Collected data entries
****

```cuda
template <typename Source, int BITS, bool BYTE>
static void launch_scatter_bits(const Source &src, uint64_t n, uint32_t shift, uint32_t mask, const uint32_t *d_tile_base,
                                typename Source::key_type *d_out_keys, uint32_t *d_out_vals, cudaStream_t stream) {
    using Smem = ScatterSmem<typename Source::key_type, (Source::kAtomicItems != 0)>;
    const uint32_t n_tiles = (uint32_t)((n + kSortTile - 1) / kSortTile);
    cudaFuncSetAttribute(radix_scatter_kernel<Source, BITS, BYTE>, cudaFuncAttributeMaxDynamicSharedMemorySize, (int)sizeof(Smem));
    radix_scatter_kernel<Source, BITS, BYTE>
        <<<n_tiles, kSortThreads, sizeof(Smem), stream>>>(src, n, shift, mask, d_tile_base, d_out_keys, d_out_vals);
}

template <typename Source>
static void launch_scatter(const Source &src, uint64_t n, uint32_t shift, uint32_t mask, const uint32_t *d_tile_base,
                           typename Source::key_type *d_out_keys, uint32_t *d_out_vals, cudaStream_t stream) {
    const int bits = __builtin_popcount(mask);
    if (bits <= 5)
        launch_scatter_bits<Source, 5, false>(src, n, shift, mask, d_tile_base, d_out_keys, d_out_vals, stream);
    else if (bits == 6)
        launch_scatter_bits<Source, 6, false>(src, n, shift, mask, d_tile_base, d_out_keys, d_out_vals, stream);
    else if (bits == 7)
        launch_scatter_bits<Source, 7, false>(src, n, shift, mask, d_tile_base, d_out_keys, d_out_vals, stream);
    else if (sizeof(typename Source::key_type) == 4 && (shift & 7) == 0) {
        if constexpr (sizeof(typename Source::key_type) == 4)
            launch_scatter_bits<Source, 8, true>(src, n, shift, mask, d_tile_base, d_out_keys, d_out_vals, stream);
    } else
        launch_scatter_bits<Source, 8, false>(src, n, shift, mask, d_tile_base, d_out_keys, d_out_vals, stream);
}

void launch_column_scan(uint32_t *d_tile_hist, uint32_t n_tiles, uint32_t *d_chunk_sums, cudaStream_t stream) {
    const uint32_t n_chunks = (n_tiles + kScanChunk - 1) / kScanChunk;
    column_sum_kernel<<<n_chunks, kRadix, 0, stream>>>(d_tile_hist, n_tiles, d_chunk_sums);
    column_base_kernel<<<1, kRadix * kBaseSlices, 0, stream>>>(d_chunk_sums, n_chunks);
    column_apply_kernel<<<n_chunks, kRadix, 0, stream>>>(d_tile_hist, n_tiles, d_chunk_sums);
}

void launch_hist_text(const PackedText &text, uint32_t k, uint64_t n_kmers, uint32_t shift, uint32_t mask,
                      uint32_t *d_tile_hist, cudaStream_t stream) {
    const uint32_t n_tiles = (uint32_t)((n_kmers + kSortTile - 1) / kSortTile);
    if (k * text.bits > 64) {
        radix_hist_kernel<<<n_tiles, kSortThreads, 0, stream>>>(WideTextSource{text, k}, n_kmers, shift, mask, d_tile_hist);
        return;
    }
    radix_hist_text_kernel<<<n_tiles, kSortThreads, 0, stream>>>(text, k, n_kmers, shift, mask, d_tile_hist);
}

void launch_hist_pairs(const void *d_keys, uint32_t key_bytes, uint64_t n, uint32_t shift, uint32_t mask,
                       uint32_t *d_tile_hist, cudaStream_t stream) {
    const uint32_t n_tiles = (uint32_t)((n + kSortTile - 1) / kSortTile);
    if (key_bytes == 8) {
        PairSource<uint64_t> src{(const uint64_t *)d_keys, nullptr};
        radix_hist_kernel<<<n_tiles, kSortThreads, 0, stream>>>(src, n, shift, mask, d_tile_hist);
    } else {
        radix_hist_keys32_kernel<<<n_tiles, kSortThreads, 0, stream>>>((const uint32_t *)d_keys, n, shift, mask, d_tile_hist);
    }
}

void launch_scatter_text(const PackedText &text, uint32_t k, uint32_t key_bytes, uint64_t n_kmers, uint32_t shift,
                         uint32_t mask, const uint32_t *d_tile_base, void *d_out_keys, uint32_t *d_out_vals,
                         cudaStream_t stream) {
    if (k * text.bits > 64)
        launch_scatter(WideTextSource{text, k}, n_kmers, shift, mask, d_tile_base, (uint64_t *)d_out_keys, d_out_vals, stream);
    else if (key_bytes == 8)
        launch_scatter(TextSource<uint64_t>{text, k}, n_kmers, shift, mask, d_tile_base, (uint64_t *)d_out_keys, d_out_vals, stream);
    else
        launch_scatter(TextSource<uint32_t>{text, k}, n_kmers, shift, mask, d_tile_base, (uint32_t *)d_out_keys, d_out_vals, stream);
}

void launch_scatter_pairs(const void *d_keys, const uint32_t *d_vals, uint32_t key_bytes, uint64_t n, uint32_t shift,
                          uint32_t mask, const uint32_t *d_tile_base, void *d_out_keys, uint32_t *d_out_vals,
                          cudaStream_t stream) {
    if (key_bytes == 8)
        launch_scatter(PairSource<uint64_t>{(const uint64_t *)d_keys, d_vals}, n, shift, mask, d_tile_base,
                       (uint64_t *)d_out_keys, d_out_vals, stream);
    else
        launch_scatter(PairSource<uint32_t>{(const uint32_t *)d_keys, d_vals}, n, shift, mask, d_tile_base,
                       (uint32_t *)d_out_keys, d_out_vals, stream);
}

uint32_t sort_tile_size() { return kSortTile; }
uint32_t scan_chunk_tiles() { return kScanChunk; }

}
```

kmer_index_b200/csrc/capi.cu:

```cuda
#include <algorithm>
#include <atomic>
#include <condition_variable>
#include <chrono>
#include <cmath>
#include <cstdio>
#include <cstdlib>
#include <cstring>
#include <mutex>
#include <unordered_map>
#include <new>
#include <string>
#include <system_error>
#include <thread>
#include <vector>

#include "host_pack.h"
#include "launch.h"
#include "radix.cuh"

namespace {

thread_local std::string g_last_error;

int fail(int code, const std::string &msg) {
// ... 340 lines not shown
    return p;
}

void pinned_put(void *p, size_t cap) {
    if (!p) return;
    {
        std::lock_guard<std::mutex> lock(g_pinned_mu);
        if (g_pinned_cache.size() < 32) {
            g_pinned_cache.emplace_back(p, cap);
            return;
        }
    }
    cudaFreeHost(p);
}

struct SchemeHost {
    std::vector<uint32_t> ks;
    std::vector<uint32_t> sum_off;
    std::vector<uint8_t> sum_elem, use_multi;
};

void build_scheme(SchemeHost *ix) {
    const uint32_t R = kb::kQuerySizeRange;
    std::vector<uint32_t> all_ks(ix->ks);
    std::sort(all_ks.begin(), all_ks.end(), [](uint32_t a, uint32_t b) { return a > b; });
    std::vector<uint32_t> high;
    for (uint32_t k : all_ks)
        if (k >= 9) high.push_back(k);
    std::vector<uint32_t> len(R, 0), last(R, 0), prev(R, 0);
    ix->use_multi.assign(R, 0);
    for (uint32_t k : high)
        if (k < R) {
            len[k] = 1;
            last[k] = k;
            ix->use_multi[k] = 1;
        }
    for (uint32_t q = all_ks.front() + 1; q < R; ++q)
        for (uint32_t k : high)
            if (len[q - k] != 0) {
                len[q] = len[q - k] + 1;
                last[q] = k;
                prev[q] = q - k;
                ix->use_multi[q] = 1;
                break;
            }
    for (uint32_t q = 0; q < R; ++q) {
        if (len[q] != 0) continue;
        uint32_t best = all_ks.front();
        if (q < all_ks.front()) {
            for (uint32_t k : all_ks)
                if (q <= k && k - q < best - q) best = k;
        } else {
            auto waste = [q](uint32_t k) { return ((q + k - 1) / k) * k - q; };
            for (uint32_t k : all_ks)
                if (waste(k) < waste(best)) best = k;
        }
        len[q] = 1;
        last[q] = best;
    }
    auto elem_of = [ix](uint32_t k) {
        for (size_t i = 0; i < ix->ks.size(); ++i)
            if (ix->ks[i] == k) return (uint8_t)i;
        return (uint8_t)0;
    };
    ix->sum_off.assign(R + 2, 0);
    uint64_t total = 0;
    for (uint32_t q = 0; q < R; ++q) {
        ix->sum_off[q] = (uint32_t)total;
        total += len[q];
    }
    ix->sum_off[R] = (uint32_t)total;
    ix->sum_off[R + 1] = (uint32_t)total;
    ix->sum_elem.assign(total, 0);
    for (uint32_t q = 0; q < R; ++q) {
        uint64_t o = (uint64_t)ix->sum_off[q] + len[q];
        uint32_t c = q;
        for (uint32_t j = 0; j < len[q]; ++j) {
            ix->sum_elem[--o] = elem_of(last[c]);
            c = prev[c];
        }
    }
}

int sort_element_tiled(kmer_b200_index *ix, uint32_t k, HostElement &he, uint32_t digit_bits, KeyRange part, uint64_t *n_sorted) {
    using namespace kb;
    cudaStream_t st = ix->stream;
    Profiler &pf = ix->prof;
    const uint64_t n_text_kmers = ix->n - k + 1;
    const uint32_t key_bytes = he.key_bytes;
    const bool partial = part.lo != 0 || part.hi != fast_pow(ix->sigma, (uint8_t)k);
    PackedText text{ix->d_text, ix->n, ix->bits, ix->sigma};
    uint64_t n_kmers = n_text_kmers;
    uint32_t sort_bits = he.key_bits;
    void *f_keys = nullptr;
    uint32_t *f_vals = nullptr;
    if (partial) {
        const uint32_t ft = filter_tiles(n_text_kmers);
        uint64_t *tile_counts = nullptr, *block_sums = nullptr;
        KB_TRY(dev_alloc(ix, &tile_counts, (uint64_t)ft + 1, false));
        KB_TRY(dev_alloc(ix, &block_sums, offsets_scan_blocks(ft) + 1, false));
        pf.begin(K_HIST_TEXT, (double)n_text_kmers * ix->bits / 8.0);
        launch_owned_count(text, k, n_text_kmers, part.lo, part.hi, tile_counts, st);
        pf.end();
        launch_offsets_scan(tile_counts, ft, block_sums, st);
        KB_CUDA(cudaMemcpyAsync(&ix->h_pinned[6], tile_counts + ft, sizeof(uint64_t), cudaMemcpyDeviceToHost, st));
        KB_CUDA(cudaStreamSynchronize(st));
        n_kmers = ix->h_pinned[6];
        KB_TRY(dev_alloc(ix, (uint8_t **)&f_keys, std::max<uint64_t>(n_kmers, 1) * key_bytes, true));
        KB_TRY(dev_alloc(ix, &f_vals, std::max<uint64_t>(n_kmers, 1), true));
        pf.begin(K_SCATTER_TEXT, (double)n_text_kmers * ix->bits / 8.0 + 8.0 * n_kmers);
        launch_owned_write(text, k, n_text_kmers, part.lo, part.hi, tile_counts, (uint32_t *)f_keys, f_vals, st);
        pf.end();
        dev_free(ix, tile_counts);
        dev_free(ix, block_sums);
        sort_bits = std::max<uint32_t>(1, bit_length(part.hi - part.lo - 1));
    }
    *n_sorted = n_kmers;
    he.sort_passes = (sort_bits + digit_bits - 1) / digit_bits;
    const uint32_t bits_per_pass = (sort_bits + he.sort_passes - 1) / he.sort_passes;
    const uint32_t mask = (1u << bits_per_pass) - 1;
    const uint32_t n_tiles = (uint32_t)((n_kmers + sort_tile_size() - 1) / sort_tile_size());
    const uint32_t n_chunks = (n_tiles + scan_chunk_tiles() - 1) / scan_chunk_tiles();
    const double text_bytes = (double)n_kmers * ix->bits / 8.0;
    const double hist_bytes = (double)n_tiles * kRadix * 4;
    void *keys[2] = {nullptr, nullptr};
    uint32_t *vals[2] = {nullptr, nullptr};
    uint32_t *tile_hist = nullptr, *chunk_sums = nullptr;
    auto alloc_keys = [&](void **p) { return dev_alloc(ix, (uint8_t **)p, std::max<uint64_t>(n_kmers, 1) * key_bytes, true); };
    KB_TRY(dev_alloc(ix, &tile_hist, (uint64_t)std::max(n_tiles, 1u) * kRadix, false));
    KB_TRY(dev_alloc(ix, &chunk_sums, (uint64_t)std::max(n_chunks, 1u) * kRadix, false));
    int cur = 0;
    uint32_t first_pair_pass = 1;
    if (partial) {
        keys[0] = f_keys;
        vals[0] = f_vals;
        first_pair_pass = 0;
    } else {
        KB_TRY(alloc_keys(&keys[0]));
        KB_TRY(dev_alloc(ix, &vals[0], n_kmers, true));
        pf.begin(K_HIST_TEXT, text_bytes + hist_bytes);
        launch_hist_text(text, k, n_kmers, 0, mask, tile_hist, st);
        pf.end();
        pf.begin(K_COLUMN_SCAN, 3 * hist_bytes, 3);
        launch_column_scan(tile_hist, n_tiles, chunk_sums, st);
        pf.end();
        pf.begin(K_SCATTER_TEXT, text_bytes + hist_bytes + (4.0 + key_bytes) * n_kmers);
        launch_scatter_text(text, k, key_bytes, n_kmers, 0, mask, tile_hist, keys[0], vals[0], st);
        pf.end();
    }
    for (uint32_t p = first_pair_pass; p < he.sort_passes && n_kmers > 0; ++p) {
        const int nxt = cur ^ 1;
        if (!keys[nxt]) {
            KB_TRY(alloc_keys(&keys[nxt]));
            KB_TRY(dev_alloc(ix, &vals[nxt], n_kmers, true));
        }
        const uint32_t shift = p * bits_per_pass;
        pf.begin(K_HIST_PAIRS, (double)key_bytes * n_kmers + hist_bytes);
        launch_hist_pairs(keys[cur], key_bytes, n_kmers, shift, mask, tile_hist, st);
        pf.end();
        pf.begin(K_COLUMN_SCAN, 3 * hist_bytes, 3);
        launch_column_scan(tile_hist, n_tiles, chunk_sums, st);
        pf.end();
        pf.begin(K_SCATTER_PAIRS, 2.0 * (4.0 + key_bytes) * n_kmers + hist_bytes);
        launch_scatter_pairs(keys[cur], vals[cur], key_bytes, n_kmers, shift, mask, tile_hist, keys[nxt], vals[nxt], st);
        pf.end();
        cur = nxt;
    }
    KB_CUDA(cudaGetLastError());
    if (keys[cur ^ 1]) {
        dev_free(ix, (uint8_t *)keys[cur ^ 1]);
        dev_free(ix, vals[cur ^ 1]);
        ix->device_bytes -= std::max<uint64_t>(n_kmers, 1) * (sizeof(uint32_t) + key_bytes);
    }
    dev_free(ix, tile_hist);
    dev_free(ix, chunk_sums);
    he.d_keys = keys[cur];
    he.d_pos = vals[cur];
    return 0;
}

int sort_element_onesweep(kmer_b200_index *ix, uint32_t k, HostElement &he, uint32_t digit_bits, uint64_t *n_sorted) {
    using namespace kb;
    cudaStream_t st = ix->stream;
    Profiler &pf = ix->prof;
    const uint64_t n_kmers = ix->n - k + 1;
    PackedText text{ix->d_text, ix->n, ix->bits, ix->sigma};
    const bool pow2 = ix->sigma == (1u << ix->bits);
    uint32_t passes = (he.key_bits + digit_bits - 1) / digit_bits;
    uint32_t w = (he.key_bits + passes - 1) / passes;
    if (pow2) {
        w = (w + ix->bits - 1) / ix->bits * ix->bits;
        if (w > (uint32_t)kRadixBitsMax) w = kRadixBitsMax / ix->bits * ix->bits;
        passes = (he.key_bits + w - 1) / w;
    }
    if (passes > 8) return fail(KMER_B200_ERR_UNSUPPORTED, "more than 8 digit passes");
    he.sort_passes = passes;
    const uint32_t mask = (1u << w) - 1;
    const uint32_t n_tiles = (uint32_t)((n_kmers + sort_tile_size() - 1) / sort_tile_size());
    const double text_bytes = (double)n_kmers * ix->bits / 8.0;
    const double status_bytes = 2.0 * (double)n_tiles * kRadix * 8;

    uint64_t *status = nullptr;
    uint32_t *scratch = nullptr;
    uint2 *pairs[2] = {nullptr, nullptr};
    uint32_t *keys = nullptr, *pos = nullptr;
    auto cleanup = [&](int code) {
        dev_free(ix, status);
        dev_free(ix, scratch);
        dev_free(ix, pairs[0]);
        dev_free(ix, pairs[1]);
        if (code != 0) {
            dev_free(ix, keys);
            dev_free(ix, pos);
        }
        return code;
    };
    if (dev_alloc(ix, &status, (uint64_t)n_tiles * kRadix, false) || dev_alloc(ix, &scratch, 4096 + 8, false))
        return cleanup(KMER_B200_ERR_OUT_OF_MEMORY);
    cudaMemsetAsync(status, 0, (uint64_t)n_tiles * kRadix * sizeof(uint64_t), st);
    cudaMemsetAsync(scratch + 4096, 0, 8 * sizeof(uint32_t), st);
    uint32_t *digit_base = scratch + 2048, *counters = scratch + 4096;

    pf.begin(K_HIST_TEXT, text_bytes, 2);
    launch_digit_histograms(text, k, n_kmers, passes, w, he.key_bits, pow2, scratch, digit_base, st);
    pf.end();

    int cur = -1;
    for (uint32_t p = 0; p < passes; ++p) {
        const bool last = p + 1 == passes;
        uint2 *out_pairs = nullptr;
        if (last) {
            if (cur >= 0 && pairs[cur ^ 1]) {
                dev_free(ix, pairs[cur ^ 1]);
                pairs[cur ^ 1] = nullptr;
            }
            if (dev_alloc(ix, &pos, n_kmers, true) || dev_alloc(ix, &keys, n_kmers, true)) return cleanup(KMER_B200_ERR_OUT_OF_MEMORY);
        } else {
            const int nxt = cur < 0 ? 0 : cur ^ 1;
            if (!pairs[nxt] && dev_alloc(ix, &pairs[nxt], n_kmers + 2, false)) return cleanup(KMER_B200_ERR_OUT_OF_MEMORY);
            out_pairs = pairs[nxt];
        }
        const double out_bytes = last ? 8.0 * n_kmers : 8.0 * n_kmers;
        if (p == 0) {
            pf.begin(K_SCATTER_TEXT, text_bytes + out_bytes + status_bytes);
            launch_onesweep_pass(&text, k, nullptr, n_kmers, 0, mask, 1, digit_base, status, counters, out_pairs, keys, pos, st);
        } else {
            pf.begin(K_SCATTER_PAIRS, 8.0 * n_kmers + out_bytes + status_bytes);
            launch_onesweep_pass(nullptr, k, pairs[cur], n_kmers, p * w, mask, p + 1, digit_base + p * kRadix, status, counters + p,
                                 out_pairs, keys, pos, st);
        }
        pf.end();
        if (!last) cur = cur < 0 ? 0 : cur ^ 1;
    }
    KB_CUDA(cudaGetLastError());
    he.d_keys = keys;
    he.d_pos = pos;
    *n_sorted = n_kmers;
    return cleanup(0);
}
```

****

*ASSIGNED TASK:*
Among the lines of these entries, find those that contain "SchemeHost". Give their number and nothing else.

*EXERCISE OUTPUT:*
2